IBM today announced that it has developed an industry-first process with partners Samsung and Globalfoundries to manufacture silicon nanosheet transistors for 5 nanometer chips. It has been able to do this in less than two years after developing a 7nm test node chip with 20 billion transistors. The latest process enables the company to cram 30 billion transistors on a chip the size of a fingernail. IBM is going to provide the details of this process at the 2017 Symposia on VLSI Technology and Circuits Conference in Kyoto, Japan.
The method used for etching the chip was the same extreme ultraviolet lithography (EUV) that was used for the 7nm chip. However, for this process, the FinFET processor design was set aside in favor of silicon nanosheets.
This change enables individual switches to be fine-tuned so that their performance can be optimized even though they have been crammed into a fingernail-sized space. IBM says that the resulting increase in performance will help advance cognitive computing, the Internet of Things, and other cloud-based data-intensive applications.
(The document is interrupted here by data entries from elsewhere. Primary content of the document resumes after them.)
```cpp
inline bool option_set(Options& o, const char* key, const char* value) {
    size_t n; const OptionKey* keys = option_keys(&n);
    static const Options defaults;
    for (size_t i = 0; i < n; i++) {
        if (std::strcmp(key, keys[i].key) != 0 && std::strcmp(key, keys[i].env) != 0) continue;
        const bool unset = value == nullptr || value[0] == 0;
        if (keys[i].field) {
            int v = defaults.*(keys[i].field);
            if (!unset) {
                if (keys[i].field == &Options::step_sharding) v = std::strcmp(value, "rows") == 0 ? 1 : std::strcmp(value, "blocks") == 0 ? 2 : std::atoi(value);
                else if (keys[i].field == &Options::data_driven_schedule || keys[i].field == &Options::host_blocking || keys[i].field == &Options::force_redo)
                    v = std::strcmp(value, "0") != 0;
                else v = std::atoi(value);
            }
            o.*(keys[i].field) = v;
        } else {
            if (!unset && std::strcmp(value, "0") != 0) o.kernels |= keys[i].bit; else o.kernels &= ~keys[i].bit;
        }
        return true;
    }
    return false;
}
inline bool option_get(const Options& o, const char* key, std::string& out) {
    size_t n; const OptionKey* keys = option_keys(&n);
    for (size_t i = 0; i < n; i++) {
        if (std::strcmp(key, keys[i].key) != 0 && std::strcmp(key, keys[i].env) != 0) continue;
        if (keys[i].field == &Options::step_sharding) out = o.step_sharding == 1 ? "rows" : o.step_sharding == 2 ? "blocks" : "0";
        else if (keys[i].field) out = std::to_string(o.*(keys[i].field));
        else out = (o.kernels & keys[i].bit) ? "1" : "0";
        return true;
    }
    return false;
}
inline void options_from_env(Options& o) {
    size_t n; const OptionKey* keys = option_keys(&n);
    for (size_t i = 0; i < n; i++)
        if (const char* e = std::getenv(keys[i].env)) {
            const bool flag = !keys[i].field || keys[i].field == &Options::data_driven_schedule || keys[i].field == &Options::host_blocking ||
                              keys[i].field == &Options::force_redo;
            if (e[0]) (void)option_set(o, keys[i].key, e); else if (flag) (void)option_set(o, keys[i].key, "1");
        }
}

}
#endif
```

lfbm5d_amd/csrc/lfbm5d_pass.hip:

```cpp
#include "lfbm5d_ctx.h"

namespace lfbm5d_host {

lfbm5d_ctx* new_ctx(int device, std::string& err) {
    hipError_t e;
    lfbm5d_ctx* c = new lfbm5d_ctx();
    c->device = device;
    std::memset(&c->stats, 0, sizeof(c->stats));
    if ((e = hipStreamCreateWithFlags(&c->stream, hipStreamNonBlocking)) != hipSuccess) { err = hipGetErrorString(e); delete c; return nullptr; }
    if ((e = prepare_group_kernels()) != hipSuccess || (e = prepare_scan2_kernels()) != hipSuccess) { err = std::string("kernel LDS limits: ") + hipGetErrorString(e); (void)hipStreamDestroy(c->stream); delete c; return nullptr; }
    if ((e = hipHostMalloc((void**)&c->h_small, 64 * sizeof(unsigned))) != hipSuccess) { err = hipGetErrorString(e); (void)hipStreamDestroy(c->stream); delete c; return nullptr; }
    return c;
}


hipEvent_t get_event(lfbm5d_ctx* c) {
    if (c->ev_used == c->ev_pool.size()) {
        hipEvent_t e; (void)hipEventCreate(&e); c->ev_pool.push_back(e);
    }
    return c->ev_pool[c->ev_used++];
}

void drain_events(lfbm5d_ctx* c) {
    for (const PassEvents& pe : c->pending) {
// ... 30 lines not shown
void ind_init(std::vector<unsigned>& v, unsigned max_size, unsigned N, unsigned step) {
    v.clear();
    unsigned ind = N;
    while (ind < max_size - N) { v.push_back(ind); ind += step; }
    if (v.back() < max_size - N - 1) v.push_back(max_size - N - 1);
}

void build_tables(GroupTables& t, unsigned k, unsigned aw, unsigned ah) {
    std::memset(&t, 0, sizeof(t));
    static const float q8[4][4] = {{0.1924f, 0.2989f, 0.3846f, 0.4325f}, {0.2989f, 0.4642f, 0.5974f, 0.6717f},
                                   {0.3846f, 0.5974f, 0.7688f, 0.8644f}, {0.4325f, 0.6717f, 0.8644f, 0.9718f}};
    static const float q12[6][6] = {{0.1924f, 0.2615f, 0.3251f, 0.3782f, 0.4163f, 0.4362f},
                                    {0.2615f, 0.3554f, 0.4419f, 0.5139f, 0.5657f, 0.5927f},
                                    {0.3251f, 0.4419f, 0.5494f, 0.6390f, 0.7033f, 0.7369f},
                                    {0.3782f, 0.5139f, 0.6390f, 0.7433f, 0.8181f, 0.8572f},
                                    {0.4163f, 0.5657f, 0.7033f, 0.8181f, 0.9005f, 0.9435f},
                                    {0.4362f, 0.5927f, 0.7369f, 0.8572f, 0.9435f, 0.9885f}};
    const float coef = 0.5f / (float)k;
    for (unsigned i = 0; i < k; i++)
        for (unsigned j = 0; j < k; j++) {
            const unsigned h = k / 2, a = i < h ? i : k - 1 - i, b = j < h ? j : k - 1 - j;
            t.kaiser[i * k + j] = k == 8 ? q8[a][b] : (k == 12 ? q12[a][b] : 1.0f);
            if (i == 0 && j == 0) { t.cn2[0] = 0.5f * coef; t.cni2[0] = 2.0f; }
            else if (i * j == 0)  { t.cn2[i * k + j] = (float)(kSqrt2Inv * coef); t.cni2[i * k + j] = (float)kSqrt2; }
            else                  { t.cn2[i * k + j] = coef; t.cni2[i * k + j] = 1.0f; }
            t.cos2[i * k + j] = (float)std::cos(kPi * (j + 0.5) * i / k);
        }
    const float c4 = 0.5f / (std::sqrt((float)aw) * std::sqrt((float)ah));
    for (unsigned i = 0; i < ah; i++)
        for (unsigned j = 0; j < aw; j++) {
            if (i == 0 && j == 0) { t.cn4[0] = (float)(0.5f * c4); t.cni4[0] = 2.0f; }
            else if (i * j == 0)  { t.cn4[i * aw + j] = (float)(kSqrt2Inv * c4); t.cni4[i * aw + j] = (float)kSqrt2; }
            else                  { t.cn4[i * aw + j] = c4; t.cni4[i * aw + j] = 1.0f; }
        }
    for (unsigned u = 0; u < 3; u++)
        for (unsigned j = 0; j < 3; j++) t.cos3[u * 3 + j] = (float)std::cos(kPi * (j + 0.5) * u / 3.0);
    for (unsigned u = 0; u < aw && aw <= (unsigned)kBigAw; u++)
        for (unsigned j = 0; j < aw; j++) t.cosw[u * aw + j] = (float)std::cos(kPi * (j + 0.5) * u / (double)aw);
    for (unsigned n = 1; n <= (unsigned)kBigAw; n++) {
        for (unsigned u = 0; u < n; u++)
            for (unsigned j = 0; j < n; j++) t.cos1[n][u * n + j] = (float)std::cos(kPi * (j + 0.5) * u / n);
        const float c1 = (float)((float)kSqrt2 / std::sqrt((double)n));
        t.cn1[n][0] = (float)(kSqrt2Inv * c1); t.cni1[n][0] = (float)kSqrt2;
        for (unsigned i = 1; i < n; i++) { t.cn1[n][i] = c1; t.cni1[n][i] = 1.0f; }
        t.c1inv[n] = 0.5f * (float)kSqrt2Inv / std::sqrt((float)n);
    }
    for (unsigned l = 0; l < 6; l++) {
        const unsigned n = 1u << l;
        float* ct = l < 5 ? t.cos5[l] : t.cos5x;
        for (unsigned uu = 0; uu < n; uu++)
            for (unsigned j = 0; j < n; j++) ct[uu * n + j] = (float)std::cos(kPi * (j + 0.5) * uu / n);
        const float c5 = (float)((float)kSqrt2 / std::sqrt((double)n));
        t.cn5_0[l] = (float)(kSqrt2Inv * c5); t.cn5[l] = c5;
        t.c5inv[l] = 0.5f * (float)kSqrt2Inv / std::sqrt((float)n);
    }
    const float cn = 1.f / (std::sqrt(2.f) * 128.f), s = 1.f / std::sqrt(2.f);
    const float a1[10] = {3.f, -3.f, -22.f, 22.f, 128.f, 128.f, 22.f, -22.f, -3.f, 3.f};
    const float b1[10] = {3.f, 3.f, -22.f, -22.f, 128.f, -128.f, 22.f, 22.f, -3.f, -3.f};
    for (int i = 0; i < 10; i++) { t.lpd[i] = a1[i] * cn; t.hpr[i] = b1[i] * cn; }
    t.hpd[4] = -s; t.hpd[5] = s; t.lpr[4] = s; t.lpr[5] = s;
    t.coef2inv = 1.0f / (float)(k * 2);
    t.coef4inv = 1.0f / (std::sqrt((float)aw) * std::sqrt((float)ah) * 2.0f);
    if (aw == 3 && ah == 3) {
        const double r3 = std::sqrt(3.0), alpha[3] = {2.0, r3, 1.0}, gamma[3] = {1.0, r3, 1.0};
        for (unsigned v = 0; v < 3; v++)
            for (unsigned u = 0; u < 3; u++) {
                const double F = alpha[v] * alpha[u] * (double)t.cn4[v * 3 + u];
                t.ht3_f[v * 3 + u] = (float)F;
                t.ht3_gf[v * 3 + u] = (float)(F * (double)t.cni4[v * 3 + u] * (double)t.coef4inv * gamma[v] * gamma[u]);
            }
    }
}

bool is_pow2(unsigned n) { return n && !(n & (n - 1)); }

int validate(lfbm5d_ctx* c, int step, const lfbm5d_params* P, unsigned aw, unsigned ah, unsigned C, bool bm3d) {
    if (bm3d) {
        if (aw != 1 || ah != 1) return fail(c, "BM3D works on single images");
        if (C != 1 && C != 3) return fail(c, "unsupported: chnls must be 1 or 3");
        if (P->k < 2 || P->k > (unsigned)kMaxK) return fail(c, "unsupported: patch size k outside 2..32");
        if (P->tau_2D != LFBM5D_DCT && P->tau_2D != LFBM5D_BIOR) return fail(c, "BM3D: tau_2D must be dct or bior");
        if (P->tau_2D == LFBM5D_BIOR && !is_pow2(P->k)) return fail(c, "bior1.5 needs a power-of-two patch size");
        if (!is_pow2(P->N) || P->N < 2 || P->N > (unsigned)kMaxN3) return fail(c, "unsupported: BM3D N must be a power of two in 2..32");
        if (P->nSim < 1 || P->nSim > 48 || P->p < 1) return fail(c, "bad search window / step");
        return 0;
    }
    if (aw != ah || aw < 3 || !(aw & 1) || aw > (unsigned)kBigAw) return fail(c, "unsupported: angular search window must be a square of 3 .. 17 SAIs a side (aswSize 1 to 8)");
    if (C != 1 && C != 3) return fail(c, "unsupported: chnls must be 1 or 3");
    if (P->k < 2 || P->k > (unsigned)kMaxK) return fail(c, "unsupported: patch size k outside 2..32");
    if (P->tau_2D == LFBM5D_BIOR && !is_pow2(P->k)) return fail(c, "bior1.5 needs a power-of-two patch size");
    if (P->tau_2D != LFBM5D_ID && P->tau_2D != LFBM5D_DCT && P->tau_2D != LFBM5D_BIOR) return fail(c, "bad tau_2D");
    if (P->tau_4D != LFBM5D_ID && P->tau_4D != LFBM5D_DCT && P->tau_4D != LFBM5D_SADCT) return fail(c, "bad tau_4D");
    if (P->tau_5D != LFBM5D_HAAR && P->tau_5D != LFBM5D_HADAMARD && P->tau_5D != LFBM5D_DCT) return fail(c, "bad tau_5D");
    if (!is_pow2(P->N) || P->N > (unsigned)kMaxN3) return fail(c, "unsupported: N must be a power of two <= 32");
    if (P->nSim < 1 || P->nDisp < 1 || P->p < 1) return fail(c, "bad search window / step");
    if (P->nSim > 48 || P->nDisp > 24) return fail(c, "unsupported: nSim > 48 or nDisp > 24");
    (void)step;
    return 0;
}
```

The power savings may also enable batteries in smartphones and other devices to last up to three times longer than they do right now. That being said, it’s going to be a while before devices with 5nm chips hit the market.
We’ve yet to see devices with 7nm chips as they’re not expected to arrive before 2018 at the very least. What this does tell us that we still have a long way to go before being concerned about device performance hitting a peak.